If this might fit your needs, you can always follow this tutorial to get ONNX or Caffe2 from your PyTorch model, which you can then import to Glow.

Hi,

Is there an example of taking a float32 ONNX graph, quantizing it with Glow and generate Glow IR? Is there a Python interface to Glow profile/quantization?

Thanks,
Sikandar

You can follow the instructions here on how to gather a profile of a model and then quantize the model. You just need an ONNX proto to load into Glow – see the page on Testing here which discusses how to load a model using one of our example proto model Loaders. We have some limtited support for python via PyTorch through the ONNXIFI interface – you can find info here. Otherwise it’s relatively straightforward to run the Testing Loader examples I linked to above after you’ve built in C++ and quantize/run your model.

Hi @jfix, it seems glow ./bin/image-classifier, currently support image classification type model only?
Is there a way to quantize Image Generator type model? or other kind of model? Thanks.

Hi @eric4337, we currently also have a NMT model driver called text-translator, but it’s for pre-unrolled NMT models. We also have a model-runner driver but it’s very simple and just for testing, for models without any non-Constant inputs.

If you want to try other models you need to create your own driver, probably based on tools/loader/ImageClassifier.cpp if you’re interested in image-based models. This mostly would mean you are able to correctly load in and out the inputs/outputs based on their expected shape(s) and datatype(s).
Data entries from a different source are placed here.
@@ -1060,21 +1076,23 @@
             up = wino_pack(w, False, None, 4)
             plans.append(plan_conv(B, H, W, nh, 2 * C, 3, 3, 1, 1, has_bias=True,
                                    in_act=(ACT_LEAKY, in_slope) if in_slope is not None else None,
-                                   need=ctx.needs_input_grad[4 + 7 * k:7 + 7 * k]))
+                                   need=ctx.needs_input_grad[5 + 7 * k:8 + 7 * k]))
             pres.append(_take_dx_operand(plans[k], w))
             bd = b.detach().contiguous()
             gbuf = empty_nhwc(B, C, H, W, dev)
             d = _wino_desc(B, H, W, nh, C)
             d.y_cs = C
+            xf = 0.25 * C if up2 else C
             if joint and lib.csg_wino4_conv_spade_supported(d):
-                y = torch.empty_like(x)
-                _wino4_audit("spade_joint", B * H * W, nh + 3 * C, up)
-                check(lib.csg_wino4_conv_spade(d, ptr(actv), ptr(up), ptr(bd), ptr(x), ptr(gbuf), C, ptr(mean), ptr(invstd),
-                                               slope, ptr(y), stream()), "wino4_conv_spade")
+                y = empty_nhwc(B, C, H, W, dev)
+                _wino4_audit("spade_joint", B * H * W, nh + 2 * C + xf, up)
+                conv_spade = lib.csg_wino4_conv_spade_up2 if up2 else lib.csg_wino4_conv_spade
+                check(conv_spade(d, ptr(actv), ptr(up), ptr(bd), ptr(x), ptr(gbuf), C, ptr(mean), ptr(invstd),
+                                 slope, ptr(y), stream()), "wino4_conv_spade")
                 outs[k], groups[k] = y, [actv, w, gbuf, y]
                 continue
             _wino4_audit("spade_gamma", B * H * W, nh + C, up)
-            _wino4_audit("spade_beta", B * H * W, nh + 3 * C, up)
+            _wino4_audit("spade_beta", B * H * W, nh + 2 * C + xf, up)
             check(lib.csg_wino4_conv_part(d, ptr(actv), ptr(up), 0, 2 * C // 32, ptr(bd), None, None, 0, None, None, 1.0,
                                           ptr(gbuf), stream()), "wino4_conv_part(gamma)")
             launches.append((k, actv, w, up, bd, gbuf, nh, slope))
@@ -1085,20 +1103,21 @@
             check(lib.csg_norm_finalize(ptr(sums), 1, C, count, eps, 1, ptr(mean), ptr(invstd), ptr(rm),
                                         ptr(rv if rm is not None else None), momentum, stream()), "norm_finalize")
         for (k, actv, w, up, bd, gbuf, nh, slope) in launches:
-            y = torch.empty_like(x)
+            y = empty_nhwc(B, C, H, W, dev)
             d = _wino_desc(B, H, W, nh, C)
             d.y_cs = C
-            check(lib.csg_wino4_conv_part(d, ptr(actv), ptr(up), C // 32, 2 * C // 32, ptr(bd[C:]), ptr(x), ptr(gbuf), C,
-                                          ptr(mean), ptr(invstd), slope, ptr(y), stream()), "wino4_conv_part(beta)")
+            conv_part = lib.csg_wino4_conv_part_up2 if up2 else lib.csg_wino4_conv_part
+            check(conv_part(d, ptr(actv), ptr(up), C // 32, 2 * C // 32, ptr(bd[C:]), ptr(x), ptr(gbuf), C,
+                            ptr(mean), ptr(invstd), slope, ptr(y), stream()), "wino4_conv_part(beta)")
             outs[k], groups[k] = y, [actv, w, gbuf, y]
         ctx.save_for_backward(x, mean, invstd, *[t for g in groups for t in g])
-        ctx.cfg = (K, P, C, B, H, W, multi, count, eps, tuple(mods[k * 7 + 5] for k in range(K)))
+        ctx.cfg = (K, P, C, B, H, W, multi, count, eps, tuple(mods[k * 7 + 5] for k in range(K)), up2)
         ctx.plans, ctx.ut_pres = plans, pres
         return tuple(outs)
 
     @staticmethod
     def backward(ctx, *dys):
-        K, P, C, B, H, W, multi, count, eps, slopes = ctx.cfg
+        K, P, C, B, H, W, multi, count, eps, slopes, up2 = ctx.cfg
         sv = ctx.saved_tensors
         x, mean, invstd = sv[0], sv[1], sv[2]
         dev = x.device
@@ -1110,27 +1129,37 @@
         for k in range(K):
             actv, w, gbuf, y = sv[3 + 4 * k:7 + 4 * k]
             dgb = empty_nhwc(B, 2 * C, H, W, dev)
-            check(lib.csg_norm_apply_bwd_reduce(ptr(dys[k]), ptr(x), ptr(mean), ptr(invstd), ptr(gbuf), ptr(y), slopes[k], 1, P,
-                                                C, ptr(dgb), ptr(dsums[k]), ptr(part), nch, C, stream()), "norm_bwd_reduce")
+            if up2:
+                check(lib.csg_norm_apply_bwd_reduce_up2(ptr(dys[k]), ptr(x), ptr(mean), ptr(invstd), ptr(gbuf), ptr(y), slopes[k],
+                                                        B, H // 2, W // 2, C, ptr(dgb), ptr(dsums[k]), ptr(part), nch, stream()),
+                      "norm_bwd_reduce_up2")
+            else:
+                check(lib.csg_norm_apply_bwd_reduce(ptr(dys[k]), ptr(x), ptr(mean), ptr(invstd), ptr(gbuf), ptr(y), slopes[k], 1,
+                                                    P, C, ptr(dgb), ptr(dsums[k]), ptr(part), nch, C, stream()), "norm_bwd_reduce")
             dgbs.append(dgb)
         dx, both, pending = None, None, None
         if ctx.needs_input_grad[0]:
             both = dsums[0] + dsums[1] if K == 2 else dsums[0]
             pending = csg_dist.all_reduce_stats_async(_drop_clamped_invstd_term(both, invstd, eps, C)) if multi else None
-        grads = [None, None, None, None]
+        grads = [None, None, None, None, None]
         for k in range(K):
             actv, w, gbuf, y = sv[3 + 4 * k:7 + 4 * k]
-            need = ctx.needs_input_grad[4 + 7 * k:7 + 7 * k]
+            need = ctx.needs_input_grad[5 + 7 * k:8 + 7 * k]
             grads += list(_conv_bwd(ctx.plans[k], dgbs[k], actv, w, None, need, None, ctx.ut_pres[k])) + [None] * 4
         if ctx.needs_input_grad[0]:
             if pending is not None:
                 pending.wait()
             dx = torch.empty_like(x)
             two = K == 2
-            check(lib.csg_norm_apply_bwd_dx(ptr(dys[0]), ptr(x), ptr(mean), ptr(invstd), ptr(sv[5]), slopes[0], ptr(both), count,
-                                            1, P, C, ptr(dx), ptr(dys[1]) if two else None, ptr(sv[9]) if two else None,
-                                            slopes[1] if two else 1.0, ptr(dgbs[0]), ptr(dgbs[1]) if two else None, C, stream()),
-                  "norm_bwd_dx")
+            if up2:
+                check(lib.csg_norm_apply_bwd_dx_up2(ptr(x), ptr(mean), ptr(invstd), ptr(sv[5]), ptr(both), count, B, H // 2,
+                                                    W // 2, C, ptr(dx), ptr(sv[9]) if two else None, ptr(dgbs[0]),
+                                                    ptr(dgbs[1]) if two else None, stream()), "norm_bwd_dx_up2")
+            else:
+                check(lib.csg_norm_apply_bwd_dx(ptr(dys[0]), ptr(x), ptr(mean), ptr(invstd), ptr(sv[5]), slopes[0], ptr(both),
+                                                count, 1, P, C, ptr(dx), ptr(dys[1]) if two else None,
+                                                ptr(sv[9]) if two else None, slopes[1] if two else 1.0, ptr(dgbs[0]),
+                                                ptr(dgbs[1]) if two else None, C, stream()), "norm_bwd_dx")
             grads[0] = dx
         return tuple(grads)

Also, depending on the model you may need to add additional operator support.

Once you have those things done you can quantize the model.

Hi,

Look what is available here: https://github.com/opencv/openvino_training_extensions/tree/develop/pytorch_toolkit/nncf.

This is a Quantization Aware Training in PyTorch with ability to export the quantized model to ONNX.